[Stored data entries]
============

__global__ __launch_bounds__(256) void bf3_operands_kernel(const float* packed, const long long* desc, int nlayers,
                                                           char* out) {
  int lo = 0, hi = nlayers - 1;
  while (lo < hi) {
    const int mid = (lo + hi + 1) >> 1;
    if (desc[mid * kOpFields + 5] <= (long long)blockIdx.x) lo = mid; else hi = mid - 1;
  }
  const long long* d = desc + lo * kOpFields;
  const int Cin = (int)d[2], T = (int)d[3], Npad = (int)d[4];
  if (d[6] > 0) {
    const int KHW = (int)d[6], kd = T / KHW, TP = (KHW + 3) & ~3;
    const long long entries = (long long)((Cin + 7) >> 3) * kd * TP * Npad;
    const long long e = ((long long)blockIdx.x - d[5]) * 256 + threadIdx.x;
    if (e >= entries) return;
    const int n = (int)(e % Npad);
    long long r = e / Npad;
    const int tp = (int)(r % TP); r /= TP;
    const int zd = (int)(r % kd);
    const int chunk = (int)(r / kd);
    float v[8];
#pragma unroll
    for (int j = 0; j < 8; ++j) {
      const int c = chunk * 8 + j;
      v[j] = (c < Cin && tp < KHW) ? packed[d[0] + ((long long)c * T + zd * KHW + tp) * Npad + n] : 0.f;
    }
    bf16x8 h, l;
    split8(v, h, l);
    bf16x8* dst = reinterpret_cast<bf16x8*>(out + (d[1] + e) * 32);
    dst[0] = h;
    dst[1] = l;
    return;
  }
  const int ntn = Npad >> 4;
  const long long entries = (long long)(Cin >> 5) * T * ntn * 64;
  const long long e = ((long long)blockIdx.x - d[5]) * 256 + threadIdx.x;
  if (e >= entries) return;
  const int lane = (int)(e & 63);
  const long long rest = e >> 6;
  const int ntile = (int)(rest % ntn);
  const int kg = (int)(rest / ntn);
  const int cbg = kg / T, t = kg - cbg * T;
  const int kk = lane >> 4, i16 = lane & 15;
  const float* src = packed + d[0] + ((long long)(cbg * 32 + kk * 8) * T + t) * Npad + ntile * 16 + i16;
  float v[8];
#pragma unroll
  for (int j = 0; j < 8; ++j) v[j] = src[(long long)j * T * Npad];
  bf16x8 h, l;
  split8(v, h, l);
  bf16x8* dst = reinterpret_cast<bf16x8*>(out + (d[1] + e) * 32);
  dst[0] = h;
  dst[1] = l;
}

constexpr unsigned kOOB = 0x80000000u;

template <int N>
__device__ __forceinline__ void wait_vm(f32x4& a, f32x4& b) {
  asm volatile("s_waitcnt vmcnt(%2)" : "+v"(a), "+v"(b) : "n"(N));
}

template <int T, int CB, int TW>
__global__ __launch_bounds__(256, 2) void conv_e2d_kernel(E2dGeom g) {
  constexpr int KW = T == 9 ? 3 : 1;
  constexpr int TH = 64 / TW, PH = TH + KW - 1, PW = TW + KW - 1, NPOS = PH * PW;
  constexpr int NPA = T == 9 ? 128 : 64;
  constexpr int KS = CB * T;
  constexpr int NPL = T == 9 ? 16 : 8;
  constexpr int PS = NPA + 4;
  constexpr int PLANE = CB * 4 * PS;
  static_assert(T == 9 ? CB == 1 : CB == 4, "thread -> patch element mapping");
  extern __shared__ __attribute__((aligned(16))) char smem[];
  float* tscale = reinterpret_cast<float*>(smem);
  float* tshift = tscale + g.tab;
  bf16x8* Abuf = reinterpret_cast<bf16x8*>(smem + (size_t)g.tab * 8);

  const long long t_entry = (long long)__builtin_amdgcn_s_memtime();
  crn_kernargs_now(g.x.base, g.x.B, g.x.C, g.x.H, g.x.W, g.x.sB, g.x.sC, g.x.sH, g.y.base, g.y.C, g.y.sB, g.y.sC, g.y.sH,
               g.tr.scale, g.tr.shift, g.tr.pre_relu, g.tr.post_relu, g.wop, g.bias, g.bias_sB, g.ntn, g.nblk, g.ph,
               g.pw, g.tilesH, g.tilesW, g.nchunks, g.chunks_per_split, g.tab, g.mode, g.dbg, g.stamps, gridDim.x);
  if (g.dbg & 1) return;
  const bool stamp = (g.dbg & 16) && blockIdx.x == 0 && blockIdx.y == 0 && blockIdx.z == 0 && threadIdx.x == 0;
  auto mark = [&](int i) { if (stamp) g.stamps[i] = (long long)__builtin_amdgcn_s_memtime() - t_entry; };
  mark(0);
  const int tid = threadIdx.x, lane = tid & 63, wave = tid >> 6;
  const int i16 = lane & 15, kk = lane >> 4;
  int tile = xcd_remap(blockIdx.x, gridDim.x);
  const int twi = tile % g.tilesW; tile /= g.tilesW;
  const int thi = tile % g.tilesH; tile /= g.tilesH;
  const int b = tile;
  const int split = blockIdx.z;
  const int cbeg = split * g.chunks_per_split, cend = min(cbeg + g.chunks_per_split, g.nchunks);
  const int ch0 = cbeg * CB * 32;
  const bool has_tr = g.tr.scale != nullptr;

  const crn_rsrc xrs = make_rsrc(g.x.base + (int64_t)b * g.x.sB);
  const crn_rsrc wrs = make_rsrc(reinterpret_cast<const float*>(g.wop));

  const int kk8 = tid & 3;
  unsigned poff[2];
  bool pin[2] = {false, false};
  int h0 = 0, w0 = 0, p0 = 0;
  if constexpr (T == 9) {
    h0 = thi * TH; w0 = twi * TW;
#pragma unroll
    for (int p = 0; p < 2; ++p) {
      const int q = (tid >> 2) + 64 * p;
      const int r = q / PW, c = q - r * PW;
      const int gh = h0 - g.ph + r, gw = w0 - g.pw + c;
      pin[p] = q < NPOS && gh >= 0 && gh < g.x.H && gw >= 0 && gw < g.x.W;
      poff[p] = pin[p] ? (unsigned)(gh * g.x.sH + gw) * 4u : kOOB;
    }
  } else {
    p0 = twi * 64;
    poff[0] = (unsigned)(p0 + 4 * ((tid >> 2) & 15)) * 4u;
    poff[1] = 0;
  }
  const unsigned sC4 = (unsigned)g.x.sC * 4u;

  float pf[T == 9 ? 16 : 1];
  f32x4 pv[T == 9 ? 1 : 8];
  auto patch_issue = [&](int chunk) {
    if constexpr (T == 9) {
      const unsigned oob = chunk < cend ? 0u : kOOB;
      const unsigned cbase = (unsigned)(chunk * 32 + kk8 * 8) * sC4;
#pragma unroll
      for (int p = 0; p < 2; ++p)
#pragma unroll
        for (int j = 0; j < 8; ++j) crn_bload(pf[p * 8 + j], xrs, (poff[p] + cbase + (unsigned)j * sC4) | oob);
    } else {
      const int cbg = chunk * CB + wave;
      const unsigned oob = (chunk < cend && cbg < g.nblk) ? 0u : kOOB;
      const unsigned cbase = (unsigned)(cbg * 32 + kk8 * 8) * sC4;
#pragma unroll
      for (int j = 0; j < 8; ++j) crn_bload4(pv[j], xrs, (poff[0] + cbase + (unsigned)j * sC4) | oob);
// ... 394 lines not shown
#pragma unroll
    for (int qt = 0; qt < 2; ++qt) asm volatile("s_waitcnt vmcnt(0)" : "+v"(ra[qt][0]), "+v"(ra[qt][1]), "+v"(el[qt]), "+v"(er[qt]));
#pragma unroll
    for (int nt = 0; nt < 2; ++nt) asm volatile("s_waitcnt vmcnt(0)" : "+v"(rb[nt][0]), "+v"(rb[nt][1]));
  };
  auto tf = [&](float a, int qt, bool valid) -> float {
    if (!has_tr) return a;
    if (g.pre_relu) a = fmaxf(a, 0.f);
    a = a * sc[qt] + sh[qt];
    if (g.post_relu) a = fmaxf(a, 0.f);
    return valid ? a : 0.f;
  };
  int step = kbeg + wave;
  issue(step);
  for (; step < kend; step += 4) {
    wait_all();
    bf16x8 ah[6], al[6], bh[2], bl[2];
#pragma unroll
    for (int qt = 0; qt < 2; ++qt) {
      float u[10];
      u[0] = tf(el[qt], qt, (vmask >> (2 + qt)) & 1u);
#pragma unroll
      for (int j = 0; j < 8; ++j) u[1 + j] = tf(ra[qt][j >> 2][j & 3], qt, (vmask >> qt) & 1u);
      u[9] = tf(er[qt], qt, (vmask >> (4 + qt)) & 1u);
#pragma unroll
      for (int zw = 0; zw < 3; ++zw) {
        float v[8];
#pragma unroll
        for (int j = 0; j < 8; ++j) v[j] = u[j + zw];
        split8(v, ah[qt * 3 + zw], al[qt * 3 + zw]);
      }
    }
#pragma unroll
    for (int nt = 0; nt < 2; ++nt) {
      float v[8];
#pragma unroll
      for (int j = 0; j < 8; ++j) v[j] = rb[nt][j >> 2][j & 3];
      split8(v, bh[nt], bl[nt]);
    }
    issue(step + 4);
#pragma unroll
    for (int nt = 0; nt < 2; ++nt) {
#pragma unroll
      for (int mt = 0; mt < 6; ++mt) acc[mt][nt] = __builtin_amdgcn_mfma_f32_16x16x32_bf16(ah[mt], bh[nt], acc[mt][nt], 0, 0, 0);
#pragma unroll
      for (int mt = 0; mt < 6; ++mt) acc[mt][nt] = __builtin_amdgcn_mfma_f32_16x16x32_bf16(ah[mt], bl[nt], acc[mt][nt], 0, 0, 0);
#pragma unroll
      for (int mt = 0; mt < 6; ++mt) acc[mt][nt] = __builtin_amdgcn_mfma_f32_16x16x32_bf16(al[mt], bh[nt], acc[mt][nt], 0, 0, 0);
    }
  }
  wait_all();
#pragma unroll
  for (int mt = 0; mt < 6; ++mt)
#pragma unroll
    for (int nt = 0; nt < 2; ++nt) red[wave][mt * 2 + nt][lane] = acc[mt][nt];
  __syncthreads();
#pragma unroll
  for (int j = 0; j < 3; ++j) {
    const int tile = wave * 3 + j;
    const f32x4 v = red[0][tile][lane] + red[1][tile][lane] + red[2][tile][lane] + red[3][tile][lane];
    const int mt = tile >> 1, nt = tile & 1, qt = mt / 3, zw = mt - 3 * qt;
    const int n = n0 + 16 * nt + i16;
#pragma unroll
    for (int r = 0; r < 4; ++r) {
      const int q = q0 + 16 * qt + 4 * kk + r;
      if (q < 3 * g.C && n < g.N) atomicAdd(g.dw + (long long)(3 * q + zw) * g.Npad + n, v[r]);
    }
  }
}
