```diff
@@ -599,16 +730,23 @@
     }
 }
 
+__global__ __launch_bounds__(512) __attribute__((amdgpu_waves_per_eu(2, 2))) void conv3x3_stream8q_kernel(const StreamArgs a) { stream8q_body<2>(a); }
+__global__ __launch_bounds__(512) __attribute__((amdgpu_waves_per_eu(2, 2))) void conv3x3_stream8q_1tap_kernel(const StreamArgs a) { stream8q_body<1>(a); }
+
 int v2x_conv_stream_pc_launch(const StreamArgs &a, hipStream_t s) {
     if (a.Cout == 64) {
         int grid = a.n_px_tiles;
         const int g = v2x_num_cus();
         if (g > 0 && g < grid) grid = g;
+        if (v2x_tune(V2X_TUNE_UP_TAPS2) < 2)
+            return v2x_launch<conv3x3_stream8q_1tap_kernel>("conv3x3_stream8q_1tap_kernel", dim3(grid), dim3(512), pcq::SMEM, s, a);
         return v2x_launch<conv3x3_stream8q_kernel>("conv3x3_stream8q_kernel", dim3(grid), dim3(512), pcq::SMEM, s, a);
     }
     const int n_tiles = a.n_px_tiles * a.n_co_tiles;
     int grid = n_tiles;
     const int g = v2x_num_cus() / a.n_co_tiles * a.n_co_tiles;
     if (g > 0 && g < n_tiles) grid = g;
-    return v2x_launch<conv3x3_stream8p_kernel>("conv3x3_stream8p_kernel", dim3(grid), dim3(512), pcs::SMEM, s, a);
+    if (v2x_tune(V2X_TUNE_UP_TAPS2) == 0)
+        return v2x_launch<conv3x3_stream8p_1tap_kernel>("conv3x3_stream8p_1tap_kernel", dim3(grid), dim3(512), pcs::Map<1>::SMEM, s, a);
+    return v2x_launch<conv3x3_stream8p_kernel>("conv3x3_stream8p_kernel", dim3(grid), dim3(512), pcs::Map<2>::SMEM, s, a);
 }
diff --git a/v2x-sim_amd/v2x_sim_amd/tuning.py b/v2x-sim_amd/v2x_sim_amd/tuning.py
--- a/v2x-sim_amd/v2x_sim_amd/tuning.py
+++ b/v2x-sim_amd/v2x_sim_amd/tuning.py
@@ -4,7 +4,7 @@
 _HOST_DEFAULTS = {"CONV_PAIR": 1, "TRAIN_HIP": 1, "TRAIN_GRAPH": 1, "TRAIN_HIP_CONV": 0, "SMALL_BATCH": 2, "WARP_HIP": 1, "WARP_XCD": 1, "SEG_FUSE": 1, "TRAIN_PACK_BATCH": 1, "TRAIN_LOSS_HIP": 1, "TRAIN_GATES_HIP": 1, "PARITY_CLASS": 3, "TAIL_FUSE": 1, "TRAIN_HEAD_PACK": 1, "TRAIN_BN_BIAS_ZERO": 1, "TRAIN_UPCAT_CONV": 1, "TRAIN_SPLITK": 480, "TRAIN_V2V_NHWC": 1, "TRAIN_ADAM_HIP": 1, "SPLITK_TARGET": 320,
                   "TRAIN_SEG_LOSS_HIP": 0, "TRAIN_SEG_HEAD_FUSE": 0, "TRAIN_SEG_GRAPH": 0}
 LIBRARY_SWITCHES = ("STREAM_WAVES", "STREAM_G", "STREAM_WT", "STORE_X4", "STREAM_PERSIST", "STREAM_WIDE", "WIDE3", "HALO_PP",
-                    "VOXELIZE_LDS", "WARP_LDS", "S2_G", "GRU_XCD_WALK", "HALO_XCD", "WGRAD_TR", "BN_PARTIAL_T", "WGRAD_REDUCE4", "CONV1X1")
+                    "VOXELIZE_LDS", "WARP_LDS", "S2_G", "GRU_XCD_WALK", "HALO_XCD", "WGRAD_TR", "BN_PARTIAL_T", "WGRAD_REDUCE4", "CONV1X1", "UP_TAPS2")
 
 
 def _env_int(name, default):
```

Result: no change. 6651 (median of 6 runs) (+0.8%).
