@@ -54,13 +50,15 @@
             const uint32_t t1 = (uint32_t)(h >> 32) & phi;
             asm("v_min3_u32 %0, %1, %2, %3" : "=v"(acc) : "v"(acc), "v"(t0), "v"(t1));
         }
-    }
-}
-
-__device__ __forceinline__ void stage_hash_step(uint4 r0, uint4 r1, uint4 r2, uint4 r3, uint8_t* wr,
+        if (FIRST && i + 2 == HEAD_WORDS && head) acc = 0xffffffffu;
+    }
+}
+
+template <bool FIRST>
+__device__ __forceinline__ bool stage_hash_step(uint4 r0, uint4 r1, uint4 r2, uint4 r3, uint8_t* wr,
                                                 const uint8_t* rd, uint64_t& h, uint64_t at, uint32_t lane_off,
                                                 const uint64_t* s_gear, uint32_t phi, uint32_t* cnt,
-                                                uint64_t* slots) {
+                                                uint64_t* slots, bool head, uint64_t* hx, uint32_t (&hd)[HEAD_REGS]) {
     *(uint4*)(wr) = r0;
     *(uint4*)(wr + 16 * STAGE_ROW) = r1;
     *(uint4*)(wr + 32 * STAGE_ROW) = r2;
@@ -71,12 +69,20 @@
     __builtin_amdgcn_wave_barrier();
     const uint32_t ww[16] = {v0.x, v0.y, v0.z, v0.w, v1.x, v1.y, v1.z, v1.w,
                              v2.x, v2.y, v2.z, v2.w, v3.x, v3.y, v3.z, v3.w};
+    if (FIRST && head) {
+        *(uint4*)(const_cast<uint8_t*>(rd) + SCAN_STEP) = v0;
+        *hx = (uint64_t)v1.x | (uint64_t)v1.y << 32;
+#pragma unroll
+        for (int i = 0; i < HEAD_REGS; i++) hd[i] = ww[HEAD_WORDS - HEAD_REGS + i];
+    }
     uint32_t acc = 0xffffffffu;
-    hash_words(h, acc, ww, lane_off, s_gear, phi);
-    if (__builtin_expect(acc == 0, 0)) {
+    hash_words<16, FIRST>(h, acc, ww, lane_off, s_gear, phi, head);
+    const bool hit = acc == 0;
+    if (__builtin_expect(hit, 0)) {
         const uint32_t i = atomicAdd(cnt, 1u);
         if (i < (uint32_t)SCAN_CAP) slots[i] = at | BW_CAND_BLK;
     }
+    return hit;
 }
 
 constexpr uint32_t TILE_OVF = 0x80000000u;
@@ -109,6 +115,7 @@
         uint8_t stage[WAVES][64 * STAGE_ROW];
         uint64_t slots[WAVES][SCAN_CAP];
         uint64_t flags[WAVES][SCAN_CAP];
+        uint64_t head[WAVES][64];
         uint32_t cnt[WAVES], nflag[WAVES];
     };
     __shared__ __attribute__((aligned(16))) ScanLds lds;
@@ -126,6 +133,7 @@
     uint64_t* slots = s_slots[wid];
     uint32_t* fcnt = &lds.nflag[wid];
     uint64_t* fslots = lds.flags[wid];
+    uint64_t* hx = &lds.head[wid][lane];
     const uint64_t nw = (uint64_t)gridDim.x * WAVES;
 
     for (uint64_t tile = (uint64_t)blockIdx.x * WAVES + wid; tile < n_tiles; tile += nw) {
@@ -136,21 +144,10 @@
         const uint64_t base = tile * (64ull * STRIP);
         const uint64_t ss = base + (uint64_t)lane * STRIP;
         uint64_t h = 0;
-        if (base + (64ull * STRIP) <= n_bytes) {
-            if (ss >= 64) {
-                const uint4* wp = (const uint4*)(data + ss - 64);
-                uint4 w[4];
-#pragma unroll
-                for (int i = 0; i < 4; i++) w[i] = wp[i];
-#pragma unroll
-                for (int i = 0; i < 4; i++) {
-                    const uint32_t ww[4] = {w[i].x, w[i].y, w[i].z, w[i].w};
-#pragma unroll
-                    for (int j = 0; j < 4; j++)
-#pragma unroll
-                        for (int k = 0; k < 4; k++) gear_step(h, ww[j], BW_SEL(k), lane_off, s_gear);
-                }
-            }
+        const bool full = base + (64ull * STRIP) <= n_bytes;
+        uint64_t first_hit = 0;
+        if (full) {
+            uint32_t hd[HEAD_REGS];
             {
                 const uint8_t* src = data + base + (uint64_t)(lane >> 2) * STRIP + (lane & 3) * 16;
                 uint8_t* wr = stage + (lane >> 2) * STAGE_ROW + (lane & 3) * 16;
@@ -170,17 +167,32 @@
 #pragma unroll 1
                 for (int ds = 0; ds < STEPS / 2; ds += 2) {
                     BW_LOAD8(b, ds + 1);
-                    stage_hash_step(a[0], a[1], a[2], a[3], wr, rd, h, ss + (uint64_t)(2 * ds) * SCAN_STEP, lane_off,
-                                    s_gear, phi, fcnt, fslots);
-                    stage_hash_step(a[4], a[5], a[6], a[7], wr, rd, h, ss + (uint64_t)(2 * ds + 1) * SCAN_STEP,
-                                    lane_off, s_gear, phi, fcnt, fslots);
+                    const bool f = stage_hash_step<true>(a[0], a[1], a[2], a[3], wr, rd, h,
+                                                         ss + (uint64_t)(2 * ds) * SCAN_STEP, lane_off, s_gear, phi,
+                                                         fcnt, fslots, ds == 0, hx, hd);
+                    if (ds == 0) first_hit = __ballot(f);
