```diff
@@ -97,6 +97,8 @@
 int64_t fc_x6_weight_image_bytes(int K, int R, int C);
 int fc_x6_weight_image(const float* W, void* img, int K, int R, int C, int transposed, hipStream_t stream);
 int fc_x6_weight_images(const int64_t* desc, int n, int64_t total_blocks, hipStream_t stream);
+int fc_x6_weight_images_phases(const int64_t* desc, int n, int64_t total_blocks, int phases, hipStream_t stream);
+int64_t fc_x6_weight_image_amax_offset(void);
 
 int64_t fc_conv_fwd_ws_bytes(int64_t n_out, int K, int Cin, int Cout, int flags);
 int fc_conv_fwd(const float* in, const float* W, const int* nbr, const int* out_index, float* out, int64_t n_in,
@@ -293,6 +295,9 @@
 int fc_adamw_step(float* p, const float* g, float* m, float* v, int64_t n, float lr, float beta1, float beta2, float eps,
                   float weight_decay, float bias_correction1, float bias_correction2, const float* norm_and_clip,
                   hipStream_t stream);
+int fc_adamw_step_amax(float* p, const float* g, float* m, float* v, int64_t n, float lr, float beta1, float beta2, float eps,
+                       float weight_decay, float bias_correction1, float bias_correction2, const float* norm_and_clip,
+                       const int64_t* seg, int nseg, hipStream_t stream);
 
 int fc_set_bf16_fast(int on);
 
```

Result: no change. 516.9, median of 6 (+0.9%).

============

Spot the lines above that mention "bool" and copy them.

## Response to this task:
  const bool stamp = (g.dbg & 16) && blockIdx.x == 0 && blockIdx.y == 0 && blockIdx.z == 0 && threadIdx.x == 0;
  const bool has_tr = g.tr.scale != nullptr;
  bool pin[2] = {false, false};
  auto tf = [&](float a, int qt, bool valid) -> float {
+template <bool FIRST>
+__device__ __forceinline__ bool stage_hash_step(uint4 r0, uint4 r1, uint4 r2, uint4 r3, uint8_t* wr,
+                                                uint64_t* slots, bool head, uint64_t* hx, uint32_t (&hd)[HEAD_REGS]) {
+    const bool hit = acc == 0;
+        const bool full = base + (64ull * STRIP) <= n_bytes;
+                    const bool f = stage_hash_step<true>(a[0], a[1], a[2], a[3], wr, rd, h,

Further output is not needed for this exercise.